(Items listed in a dataset)
=-=-=

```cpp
constexpr int SKR_NODE_LEVELS_MAX = 33;
struct NodePlan {
	bool flat = false;
	int levels = 0;
	uint32_t band_nblk = 0;
	uint64_t nodes_max[SKR_NODE_LEVELS_MAX] = {};
	uint32_t cap[SKR_NODE_LEVELS_MAX] = {};
	size_t off_nodes[SKR_NODE_LEVELS_MAX] = {}, off_shade[SKR_NODE_LEVELS_MAX] = {}, off_recs[SKR_NODE_LEVELS_MAX] = {}, off_res[SKR_NODE_LEVELS_MAX] = {}, off_ixh[SKR_NODE_LEVELS_MAX] = {};
	size_t off_ctr = 0, ctr_bytes = 0, total = 0, banded = 0;
	size_t off_cls = 0, off_sums = 0;
	size_t off_girow = 0;
	int level0 = SKR_LEVEL0_RUN;
	size_t lds_leaf = 0;
	size_t lds = 0;
};

constexpr int SKR_GLEVELS_MAX = 64;
struct GPlan {
	int levels = 0;
	uint32_t band_rows = 0;
	uint64_t nodes_max[SKR_GLEVELS_MAX + 1] = {};
	uint32_t cap[SKR_GLEVELS_MAX + 1] = {};
	size_t off_nodes[SKR_GLEVELS_MAX + 1] = {}, off_recs[SKR_GLEVELS_MAX + 1] = {}, off_res[SKR_GLEVELS_MAX + 1] = {}, off_hdr[SKR_GLEVELS_MAX + 1] = {};
	size_t off_ctr = 0, ctr_bytes = 0, total = 0;
};

struct QueryTrees {
	const float4 *tree;
	const float4 *trace;
	uint32_t stride;
	int32_t nchunks;
	int32_t cones, trace_cones;
	float4 ball;
};

// ... 48 lines not shown
constexpr size_t SKR_PREFIX_LDS = ((size_t) SKR_PREFIX_WORDS * sizeof(uint32_t) + 15) & ~(size_t) 15;
static inline size_t skr_scene_kernels_lds(const RenderParams &p) { return skr_scene_lds_bytes(p) + 32 + SKR_PREFIX_LDS; }
static inline size_t skr_lights_lds_bytes(const RenderParams &p) { return ((size_t) 1 + 2 * p.n_lights) * 16; }
static inline size_t skr_lights_kernels_lds(const RenderParams &p) { return skr_lights_lds_bytes(p) + 32 + SKR_PREFIX_LDS; }

static inline uint32_t skr_tree_arity(const RenderParams &p) { return (uint32_t) (p.monte_carlo ? p.num_path_traces : 0) + (p.legacy_reflect ? 2u * (uint32_t) p.n_lights : 0u); }

struct ScratchLayout {
	size_t off = 0;
	size_t take(size_t bytes) { const size_t o = off; off += (bytes + 255) & ~(size_t) 255; return o; }
};

template <class Fits>
static uint32_t skr_largest_band(uint32_t all, Fits fits)
{
	if(fits(all)) return all;
	uint32_t lo = 1, hi = all;
	if(!fits(lo)) return 0;
	while(hi - lo > 1)
	{
		const uint32_t mid = lo + (hi - lo) / 2;
		if(fits(mid)) lo = mid;
		else hi = mid;
	}
	return lo;
}

#ifndef SKR_TRACE_BY_NODE
#define SKR_TRACE_BY_NODE 1
#endif
#ifndef SKR_TRACE_RUN
#define SKR_TRACE_RUN 2
#endif
__host__ __device__ static inline uint64_t skr_trace_header_row(uint64_t node, uint32_t j, uint32_t PP)
{
	return SKR_TRACE_BY_NODE ? (node >> 6) * PP + j : (node * PP + j) >> 6;
}
__host__ __device__ static inline uint32_t skr_trace_header_bit(uint64_t node, uint32_t j, uint32_t PP)
{
	return (uint32_t) (SKR_TRACE_BY_NODE ? node : node * PP + j) & 63u;
}
static inline uint64_t skr_trace_rows_used(uint64_t nodes, uint64_t PP) { return SKR_TRACE_BY_NODE ? (nodes + 63) / 64 * PP : (nodes * PP + 63) / 64; }
static inline uint64_t skr_trace_rows_alloc(uint64_t nodes, uint64_t PP) { return skr_trace_rows_used(nodes, PP) + 4; }
static inline uint64_t skr_trace_region_cap(uint64_t nodes, uint64_t PP) { return (skr_trace_rows_used(nodes, PP) + SKR_P1_REGIONS - 1) / SKR_P1_REGIONS * 128; }

enum SkrLeafShape { SKR_LEAF_RUNTIME = 0, SKR_LEAF_POINT1 = 1, SKR_LEAF_POINT2 = 2 };
static inline SkrLeafShape skr_leaf_shape(const RenderParams &p)
{
	if(!(p.sw.shadow_mask & SKR_SW_LEAF_SHAPE)) return SKR_LEAF_RUNTIME;
	if(p.n_tris != 0 || p.gi_index == nullptr || p.gi_wide != 0) return SKR_LEAF_RUNTIME;
	if(!p.use_shadows || p.shadow_masks == nullptr) return SKR_LEAF_RUNTIME;
	if(p.pow_steps > 7) return SKR_LEAF_RUNTIME;
	return p.n_lights == 2 ? SKR_LEAF_POINT2 : p.n_lights == 1 ? SKR_LEAF_POINT1 : SKR_LEAF_RUNTIME;
}

bool skr_plan_launch(const RenderParams &p, size_t lds_limit, LaunchPlan &lp, const GenericFeatures &f);
const char *skr_features_conflict(const GenericFeatures &f, bool legacy_reflect, bool shade_triangles, bool fog);
const char *skr_generic_variant(bool query, const GenericFeatures &f);
hipError_t skr_launch_render(const RenderParams &p, const LaunchPlan &lp, hipStream_t stream, const SkrTimingHook *hook);
hipError_t skr_launch_debug(int op, const void *d_in, void *d_out, uint32_t n, hipStream_t stream);
bool skr_nodes_plan(const RenderParams &p, size_t lds_limit, NodePlan &pl);
hipError_t skr_launch_nodes(const RenderParams &p, const NodePlan &pl, hipStream_t stream, const SkrTimingHook *hook);
hipError_t skr_nodes_level_count(const void *scratch, size_t off_ctr, int level, uint32_t *n);
bool skr_generic_plan(const RenderParams &p, GPlan &pl, bool sphere_tree = false);
hipError_t skr_launch_generic(const RenderParams &p, const GPlan &pl, hipStream_t stream, const SkrTimingHook *hook, const GenericFeatures &f, const ShadeRays *q = nullptr);
struct PrimaryKey {
// ... 65 lines not shown
```

skele_raytracer_amd/csrc/render_nodes.hip:

```cpp
#include <hip/hip_runtime.h>
#include <stdint.h>
#include <stdlib.h>
#include <string.h>

#include <vector>

#include "launch.h"
#include "wave_common.h"

namespace {

constexpr uint32_t PC_HIT0 = 1u, PC_HIT1 = 2u, PC_BLACK0 = 4u, PC_BLACK1 = 8u;
constexpr int IXH_ROWS = 3;
constexpr int NQ_CAP = 176;
constexpr int NQ_PRE = NQ_CAP - 128;
constexpr int NQ_F = 5;
constexpr int NWIN = 4;
constexpr int WIN_FLOATS = 2 * 3 * 64;
constexpr int LEAF2_WAVE_FLOATS = NQ_CAP * NQ_F + NWIN * WIN_FLOATS;

typedef const RenderParams __attribute__((address_space(4))) *LaunchArgs;
SKR_DEV const RenderParams &launch_args()
{
	LaunchArgs k = (LaunchArgs) __builtin_amdgcn_kernarg_segment_ptr();
// ... 2 lines not shown
}

SKR_DEV bool classify_child(const SceneView &sv, f3 co, f3 d, float two_a, float four_a, const BestState &s, bool &black)
{
	black = false;
	if(sv.nt > 0)
	{
		const float tmin = (s.best >= 0) ? near_root(two_a, s.b, s.D) : __builtin_inff();
		black = any_triangle_closer(sv, RayConst{co, d, two_a, four_a}, tmin);
	}
	return !black && s.best >= 0;
}

}

#ifndef SKR_TRACE_LOOP
#define SKR_TRACE_LOOP 1
#endif
#if SKR_TRACE_LOOP
#define SKR_TRACE_STRIDE gridDim.x
#else
#define SKR_TRACE_STRIDE 0x40000000u
#undef SKR_TRACE_GRID_MAX
#define SKR_TRACE_GRID_MAX 0x7fffffffu
#endif
#ifndef SKR_TRACE_WAVES
#define SKR_TRACE_WAVES 0
#endif
#if SKR_TRACE_WAVES
#define SKR_TRACE_ATTR __attribute__((amdgpu_waves_per_eu(SKR_TRACE_WAVES, SKR_TRACE_WAVES)))
#else
#define SKR_TRACE_ATTR
#endif
template <bool TRIS, bool GIM>
SKR_DEV void trace_round(const SceneView &sv, const RenderParams &p, bool valid, uint32_t node, uint32_t j, f3 co, f3 Nn, f3 nt, f3 nb, uint32_t pixel,
						 uint32_t node_id, int gi_row, uint32_t chunk, int lane, Counters &cn)
{
	const uint32_t N = (uint32_t) p.num_path_traces;
	const bool second = valid && 2u * j + 1u < N;
	bool hit0 = false, hit1 = false;
	float4 rec0 = make_float4(0, 0, 0, 0), rec1 = rec0;
	bool black0 = false, black1 = false;
	if(valid)
	{
		uint32_t rnd[4];
		philox4x32(pixel, p.aa_index, node_id, j, p.seed_lo, p.seed_hi, rnd);
		const float q1a = u31_to_unit(rnd[0]), q2a = u31_to_unit(rnd[1]), q1b = u31_to_unit(rnd[2]), q2b = u31_to_unit(rnd[3]);
		const DirPair dp = gi_direction_pair(q1a, q2a, q1b, q2b, Nn, nt, nb);
		const f3 d0 = dp.d0, d1 = dp.d1;
		cn.rays += second ? 2u : 1u;
		const RayPair rp = make_pair(d0, d1);
		BestState s0, s1;
		closest_pair<GIM>(sv, p, gi_row, co, d0, d1, second, rp, s0, s1);
		hit0 = classify_child(sv, co, d0, rp.two_a.x, rp.four_a.x, s0, black0);
		rec0 = make_float4(__uint_as_float(node), __uint_as_float((uint32_t) (s0.best & 0xffff) | ((2u * j) << 16)), q1a, q2a);
		if(second)
		{
			hit1 = classify_child(sv, co, d1, rp.two_a.y, rp.four_a.y, s1, black1);
			rec1 = make_float4(__uint_as_float(node), __uint_as_float((uint32_t) (s1.best & 0xffff) | ((2u * j + 1u) << 16)), q1b, q2b);
		}
	}
	const unsigned long long m0 = __ballot(hit0), m1 = __ballot(hit1);
	const uint32_t region = chunk & (SKR_P1_REGIONS - 1u);
	const uint32_t n0h = (uint32_t) __popcll(m0), n1h = (uint32_t) __popcll(m1);
	uint32_t base = 0;
	if(n0h + n1h != 0u)
	{
		if(lane == 0) base = atomicAdd(lc_count(p.rc_ctr, region), n0h + n1h);
		base = (uint32_t) __builtin_amdgcn_readfirstlane((int) base);
	}
	const uint32_t rec_base = region * p.rc_cap + base;
	const uint32_t rank0 = (uint32_t) lanes_below(m0), rank1 = (uint32_t) lanes_below(m1);
	if(hit0) p.rc[rec_base + rank0] = rec0;
	if(hit1) p.rc[rec_base + n0h + rank1] = rec1;
	if(TRIS)
	{
		const unsigned long long k0 = __ballot(black0), k1 = __ballot(black1);
		if(lane == 0) p.ixh[IXH_ROWS * (size_t) chunk + 2] = make_uint4((uint32_t) k0, (uint32_t) (k0 >> 32), (uint32_t) k1, (uint32_t) (k1 >> 32));
	}
	if(lane == 0)
	{
		p.ixh[IXH_ROWS * (size_t) chunk] = make_uint4(rec_base, n0h, 0u, 0u);
		p.ixh[IXH_ROWS * (size_t) chunk + 1] = make_uint4((uint32_t) m0, (uint32_t) (m0 >> 32), (uint32_t) m1, (uint32_t) (m1 >> 32));
	}
}

__host__ __device__ static inline uint32_t trace_run(uint32_t PP) { return SKR_TRACE_RUN > 0 && (uint32_t) SKR_TRACE_RUN < PP ? (uint32_t) SKR_TRACE_RUN : PP; }
__host__ __device__ static inline uint32_t trace_runs_per_block(uint32_t PP) { return (PP + trace_run(PP) - 1u) / trace_run(PP); }
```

=-=-=

• [WHAT TO DO]: Show each line in the entries that holds the string "valid".

• [ANSWER TO THE PROBLEM]:
SKR_DEV void trace_round(const SceneView &sv, const RenderParams &p, bool valid, uint32_t node, uint32_t j, f3 co, f3 Nn, f3 nt, f3 nb, uint32_t pixel,
	const bool second = valid && 2u * j + 1u < N;
	if(valid)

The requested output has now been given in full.